Glatt, rosig und makellos wünschen wir uns unsere Haut, denn diese Attribute stehen für Jugend und Attraktivität. Doch die Haut merkt sich jedes Lebensjahr und jedes Sonnenbad. Falten und Sonnenflecken erzählen davon, wie gut oder grob wir mit ihr umgehen. Hauterkrankungen wie Psoriasis, Neurodermitis, Akne und Weißfleckenkrankheit äußern sich mit Entzündung, Rötung, Juckreiz oder Pigmentstörungen.

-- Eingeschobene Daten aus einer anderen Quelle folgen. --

int frontier_search_begin_impl(FuelMap* m, const double umin[3], const double umax[3],
                               const FuelFrontierParams* p) {
  FrontierState* f = m->fs;
  const Geom& g = m->g;
  cudaStream_t s = m->fs->stream;
  FParams fp;
  frontier_make_params(m, umin, umax, p, &fp);

  f->h_cell_off.assign(1, 0);
  f->h_cell_addr.clear();
  f->h_filt_off.assign(1, 0);
  f->h_filtered.clear();
  f->h_avg.clear();
  f->h_bmin.clear();
  f->h_bmax.clear();
  f->pend_active = false;
  f->pend_empty = true;

  const SweepPlan pl = sweep_plan(g, fp);
  if (pl.ndom <= 0) return 0;
  f->pend_empty = false;
  {
    const int rc = sweep_classify(m, fp, pl, s);
    if (rc) return rc;
  }
  {
    ENSURE(f->cell_addr, SMALL_CAP); ENSURE(f->cell_cls, SMALL_CAP); ENSURE(f->parent, SMALL_CAP);
    ENSURE(f->claim, SMALL_CAP); ENSURE(f->csize, SMALL_CAP); ENSURE(f->seed, SMALL_CAP);
    ENSURE(f->is_root, SMALL_CAP); ENSURE(f->is_kept, SMALL_CAP); ENSURE(f->root_rank, SMALL_CAP);
    ENSURE(f->kept_off, SMALL_CAP); ENSURE(f->k_addr, SMALL_CAP); ENSURE(f->k_cl, SMALL_CAP);
    ENSURE(f->k_leaf, SMALL_CAP); ENSURE(f->k_cent, (size_t)3 * SMALL_CAP);
    ENSURE(f->meta, SMALL_CCAP); ENSURE(f->stat, SMALL_CCAP);
    sweep_compact(m, fp, pl, f->cellidx, SMALL_CAP, s);
    SmallBufs sb;
    sb.cell_addr = f->cell_addr.p; sb.parent = f->parent.p; sb.claim = f->claim.p; sb.csize = f->csize.p;
    sb.seed = f->seed.p; sb.is_root = f->is_root.p; sb.is_kept = f->is_kept.p; sb.root_rank = f->root_rank.p;
    sb.kept_off = f->kept_off.p; sb.cell_cls = f->cell_cls.p; sb.k_addr = f->k_addr.p; sb.k_cl = f->k_cl.p;
    sb.k_leaf = f->k_leaf.p; sb.k_cent = f->k_cent.p; sb.meta = f->meta.p; sb.stat = f->stat.p;
    sb.counters = f->d_counters;
    cluster_small_kernel<<<SMALL_CTAS, 1024, 0, s>>>(g, fp, m->flag, f->cellidx, sb);
    FUEL_LAUNCHES(m, 1);
    constexpr int K0 = 12288, C0 = 256;
    int rc0 = ensure_pin(m, 64 + view_bytes(K0, C0));
    if (rc0) return rc0;
    int* cnt = (int*)f->h_pin;
    FUEL_CUDA(m, cudaMemcpyAsync(cnt, f->d_counters, sizeof(int) * 8, cudaMemcpyDeviceToHost, s));
    HostView& hv = f->pend_hv;
    rc0 = enqueue_download(m, K0, C0, f->h_pin + 64, &hv);
    if (rc0) return rc0;
    f->pend_fp = fp;
    f->pend_plan = pl;
    f->pend_active = true;
  }
  cudaEventRecord(f->ev_out, f->stream);
  f->ev_out_valid = true;
  return 0;
}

Hauterkrankung mit erweiterten Gefäßen

Die Rosazea ist eine Hauterkrankung, bei der infolge einer Gefäßschwäche erweiterte Äderchen zu stark geröteter Gesichtshaut führen, vor allem an der Nase und auf den Wangen. In der Fachsprache heißen diese Gefäßerweiterungen Teleangiektasien. Der Volksmund nennt die Rosazea auch "Rosenblütchen". Die Erkrankung beginnt meist zwischen dem 30. bis 50. Lebensjahr.

Schweregradeder Rosazea

Die Rosazea lässt sich in drei Schweregrade unterteilen:

1. Zunächst sind ausgeprägte Rötungen und feine rote Linien auf den Wangen erkennbar.
2. Dazu kommen entzündliche Pusteln und Eiterbläschen, das Bindegewebe schwillt an. In diesem Stadium wird die Hauterkrankung gelegentlich mit einer Akne verwechselt.
3. Bei einigen Patienten (fast ausschließlich bei Männern) vermehrt sich das Bindegewebe, insbesondere an der Nase, und es bildet sich eine Knollennase. Die Ursache für diese Entwicklung ist noch nicht zweifelsfrei geklärt.

Mitunter Augen beteiligt

In schweren Fällen kann die Rosazea bis in die Augen reichen. Die Augen sind dann dauerhaft gerötet und trocken, tränen permanent und die Lider sind geschwollen. An eine Rosazea der Augen sollte man auch denken, wenn die Augen extrem lichtempfindlich sind, oder wenn sich im Bereich der Lidränder und der Bindehaut sichtbar erweiterte Blutgefäße zeigen.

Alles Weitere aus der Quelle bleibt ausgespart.